Middle-Market Mergers and Acquisitions
At Northwest Arkansas Business Brokers, our Mergers & Acquisition Mid-Market activity primarily focus on businesses having annual revenues from $2 – $10 Million because companies this size are prime candidates for strategic buyers or a private equity groups (PEGS). These types of buyers like companies this size because they have usually achieved a pinnacle of success and stability allowing integration with less risk which can translate in the seller receiving a premium price for the company.
Sellers Are Similar – But Buyers Are Different
The seller of a business with revenues in the $2,000,000 range and the seller of a business with revenues in the $10,000,000 range mostly share the same business mindset and values even though one produces over five times more revenue. At business conference and trade shows in round-table discussions it’s amazing just how similar they are with each sharing ideas and stories of struggle, growth and successes.
Be that as it may, differences between the buyer profiles of these two businesses start to change as the size of the acquisition reaches around the two million dollar range; shifting from an individual buyer, to a private equity group (PEG). They usually are acquiring a company based on their own investment criteria and the rate of return they can receive. Or shifting again to an Industry Buyer having expansion plans to gain new marketing areas or to secure a favorable line of products that can be integrated into their existing company.
A well thought out strategy is needed to find the qualified buyers that have the ability and available capital to acquire a multi-million dollar company. They do not publicly disclose their acquisition plans rather preferring to work through firms like us who find the seller, value and prepare the business for sale. For these buyers, they realize we save them thousands of dollars in traveling and preparation costs presenting them with businesses that are bankable and ready for acquisition. These are the reasons why they have the ability to make a purchase decision quickly and some will offer sellers a premium for a company they think is a good fit.
We will figure out and identify those companies who would benefit and should buy your business. Those who benefit from buying the company are motivated buyers not just any buyer but the RIGHT BUYER.
It’s is these differences in types of buyers that call for a different level of expertise working for you.
STRAIGHT TALK – We had a Seller who had been in business for nearly 40 years. We found three interested parties to look at the business and to whom we released the company’s financials to at the same time on the same day thereby creating a bidding situation. When the bidding time expired, all three had tendered an offer. We let the seller decide which offer he wanted to take. He took exactly $500,000 less for his company. You know why? He believed that this buyer would take better care of his employees. You really gotta respect a man like that…
Using Buy Side Engagements – Another Way to Grow
As a business owner there is the realization that expanding an existing customer base to increase earnings involves investing some bottom line profits. Adding new product lines, expanding inventory, equipment or services is expensive; not to mention the cost of locating capable employees. Time spent in training may be a costly lesson not bargained for.

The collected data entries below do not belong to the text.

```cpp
struct afq_handle {
    int device = 0;
    hipStream_t stream = nullptr;
    std::string err;
    DevMem mem;

    int kind = 0;
    int M = 0, K = 0, na = 0, nb = 0, nt = 0;
    double ecore = 0.0;
    double *hs_pot = nullptr;
    bool hs_sym = false;
    double *L_full = nullptr;
    int2 *hs_pair = nullptr;
    int hs_cplx = 0;
// ... 1 lines not shown
    int2 *hs_pair_im = nullptr;
    long ld_hs_im = 0;
    cplx *L_full_c = nullptr;
    long ld_hs = 0, ld_rc = 0;
    bool rchol_real = true;
    double *rchol_re = nullptr;
    double *rchol_im = nullptr;
    double *rchol_frag[2] = {nullptr, nullptr};
    double *rchol_frag_im[2] = {nullptr, nullptr};
    void *atil[2] = {nullptr, nullptr};
    bool atil_unavailable = false;
    bool rchol_same = false;
    int exx_mode = 0;
    int step_fusion_mode = 2;
    int step_fusion_scope = 0;
    int prop_closed_mode = 0;
    cplx *exq_y = nullptr;
    size_t exq_y_len = 0;
    cplx *H1 = nullptr;
    cplx *rH1 = nullptr;
    double U = 0.0;
    int nq = 0;
    int64_t nnzA = 0, nnzB = 0;
    int64_t *iA_colptr = nullptr, *iA_row = nullptr; cplx *iA_val = nullptr;
    int64_t *iB_colptr = nullptr, *iB_row = nullptr; cplx *iB_val = nullptr;
    int64_t *iA_rowptr = nullptr, *iA_col = nullptr; cplx *iA_rval = nullptr;
    int64_t *iB_rowptr = nullptr, *iB_col = nullptr; cplx *iB_rval = nullptr;
    int ell_len = 0; int *ell_row = nullptr; cplx *ell_val = nullptr;
    int ueg_nrows = 0; int *ueg_rmap = nullptr; int *ueg_rows = nullptr;
    int *ueg_kp = nullptr, *ueg_pm = nullptr, *ueg_koff = nullptr, *ueg_poff = nullptr;
// ... 7 lines not shown
    size_t sf_ws_len = 0, sf_two_len = 0;
    cplx *corr_ws = nullptr;
    size_t corr_ws_len = 0;
    int *pair_nbr = nullptr;
    int pair_nb = 0;
    cplx *pair_ws = nullptr;
    size_t pair_ws_len = 0;

    bool have_trial = false;
    cplx *psi = nullptr;
    cplx *psic = nullptr;
    cplx *psicT = nullptr;
    long psi_stride = 0;
    bool psi_real = false;
    bool psi_closed = false;
    unsigned long long *closed_bad = nullptr;
    unsigned long long closed_epoch = 0;
    unsigned long long closed_epoch_pub = 0;
    bool exx_open_hint = false;
    int *closed_w = nullptr;
    size_t closed_w_n = 0;
    bool closed_large = false;

    struct DetOps {
        cplx *psi = nullptr, *psic = nullptr, *rH1 = nullptr;
        double *rchol_re = nullptr, *rchol_im = nullptr;
        double *rchol_frag[2] = {nullptr, nullptr}, *rchol_frag_im[2] = {nullptr, nullptr};
        void *atil[2] = {nullptr, nullptr};
        bool rchol_same = false;
        GreensCache::Stamp vbias_stamp;
// ... 459 lines not shown
```

pauxy_amd/csrc/greens_small.h:

```cpp
#pragma once
#include <type_traits>
#include "mfma_gemm.h"
#include "gj_wave.h"
#include "lds_dma.h"
#include "weight_update.h"

struct GreensArgs {
    int M, na, nb, nt, nw;
    const cplx *phi, *psi;
    long psi_stride;
    cplx *ghalf;
    cplx *gsum;
    cplx *oinv;
    cplx *det;
    cplx *det_a;
    cplx *ws;
    int o_in_lds;
    int only_alive;
    const int *alive;
    int psi_real;
    int skip_spin;
    int psi_closed;
    unsigned long long *closed_bad;
    unsigned long long closed_epoch;
    unsigned long long *counters;
};

struct GreensLaunch {
    enum Path { BIG, SMALL, LU } path;
    GreensArgs a;
    WeightArgs wa;
    size_t lds;
    bool ride, inverse, wgj, tiny;
};

#define GS_KSMAX 32
template <bool INVERSE, bool WGJ>
__device__ __attribute__((always_inline)) inline void greens_small_body(const GreensArgs &a, const WeightArgs &wa, const int w,
                                                                       unsigned char *smem, const bool known_closed) {
    __shared__ cplx ph_s[2];
    __shared__ double la_s[2];
    __shared__ unsigned long long pmax_s[2][48];
    const int tid = threadIdx.x;
    const int g = __builtin_amdgcn_readfirstlane(tid >> 8), wave = __builtin_amdgcn_readfirstlane((tid >> 6) & 3);
    const int lane = tid & 63;
    unsigned long long *pmax = pmax_s[g];
    if ((tid & 255) < 48) pmax[tid & 255] = 0ull;
    const int M = a.M, nt = a.nt;
    const int nmax = a.na > a.nb ? a.na : a.nb;
    const int n = g == 0 ? a.na : a.nb, off = g == 0 ? 0 : a.na;
    cplx *O = (cplx *)smem + (long)g * (nmax * nmax + 2 * nmax);
    cplx *colk = O + nmax * nmax, *rowk = colk + nmax;
    int *piv = (int *)((cplx *)smem + 2L * (nmax * nmax + 2 * nmax)) + g * nmax;
    cplx *phi_l = (cplx *)smem + 2L * (nmax * nmax + 2 * nmax) + ((2 * nmax + 3) / 4 + 1);
// ... 94 lines not shown
                    mf(xa, gq);
                }
                if (gq + 1 < ng) {
                    if (gq + 2 < ng) readx(xa, gq + 2 < NG ? gq + 2 : 0);
                    mf(xb, gq + 1);
                }
            }
#pragma unroll
            for (int r = 0; r < 4; ++r) {
                const int i = ti * 16 + lk + 4 * r, j = tj * 16 + lr;
                if (i < n && j < n) O[i * n + j] = YR ? cmake(accR[r], acc3[r]) : cmake(accR[r] + accI[r], acc3[r] - accR[r] + accI[r]);
            }
            if (WGJ) break;
        }
    };
    if (yreal) phase01(std::true_type{});
    else phase01(std::false_type{});
    __syncthreads();
    __shared__ cplx gj_row[2][32], gj_piv[2][32];
    __shared__ int gj_prow[2][32];
    if (WGJ) {
        if (wave == g && !(closed && g == 1)) {
            cplx ph;
            int la;
            gj_wave32(O, n, lane, INVERSE, gj_row[g], gj_piv[g], gj_prow[g], ph, la);
            if (lane == 0) {
                ph_s[g] = ph; la_s[g] = (double)la;
                if (closed) { ph_s[1] = ph; la_s[1] = (double)la; }
            }
        }
    } else if (wave == 0) {
        cplx ph = cmake(1.0, 0.0);
        int la = 0;
        const int cw_shift = n <= 32 ? 5 : 6;
        const int cj = lane & ((1 << cw_shift) - 1), ri = lane >> cw_shift, rstep = 64 >> cw_shift;
        for (int k = 0; k < n; ++k) {
            unsigned long long mbits = 0;
// ... 191 lines not shown
```

pauxy_amd/csrc/k_fused.hip:

```cpp
#include <cstdlib>
#include <type_traits>

#include "mfma_gemm_wg.h"
#include "greens_small.h"

#define PF_D 3
#ifndef PF_NW
#define PF_NW 8
#endif
#define PF_NT (64 * PF_NW)
#ifndef PF_LW
#define PF_LW PF_NW
#endif
#define PF_FPW (16 / PF_LW)

struct PropFusedArgs {
    int M, na, nb, nt, order;
    int vhs_upper;
    int same_b;
    int b_real;
    int rem4;
    int hyb;
    int symcols;
    int closed_try;
// ... 46 lines not shown
}

__device__ inline void lds_barrier() {
    asm volatile("s_waitcnt lgkmcnt(0)" ::: "memory");
    __builtin_amdgcn_s_barrier();
    asm volatile("" ::: "memory");
}

#include "k_fused_closed.h"

template <bool NARROW, int FULL>
__global__ __launch_bounds__(PF_NT) void prop_fused_kernel(PropFusedArgs a) {
    extern __shared__ __align__(16) unsigned char smem[];
    constexpr bool MUL3 = false;
#define PF_LEAVE(stored_closed_) return
#include "k_fused_body.h"
#undef PF_LEAVE
}
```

This is an obvious way to achieve growth as many small businesses are built in this manner. There is another way. In the Merger and Acquisition world this is known as Organic Growth, defined as growth that comes from a company’s existing business.
Inorganic Growth, on the other hand, is buying or merging with another company to create a business that is more successful and profitable than each could be standing alone. This method is not limited to multi-million dollar companies. Through inorganic growth a larger customer base, access to new markets or distribution channels, experienced employees already in place, profits and return on investment are all highly accelerated. This can be achieved by any size company with a reasonable amount of capital.
Northwest Arkansas Business Brokers offers this value in Buy Side Representation, a service designed to locate business to fit the growth sought after. We turn our attention to demographics, industry, compatibility and size in order to target a list of companies suitable for integration into our client company. Our approach will determine the viability of such a merger. With Non-Disclosure documents securely in place parties are identified, introduced and talks scheduled. If discussions bring agreement, a business valuation of the target company is ordered and the discovery process begins including financial feasibility of the purchase and impact on bottom line earnings concluding with location of acquisition capital, if needed.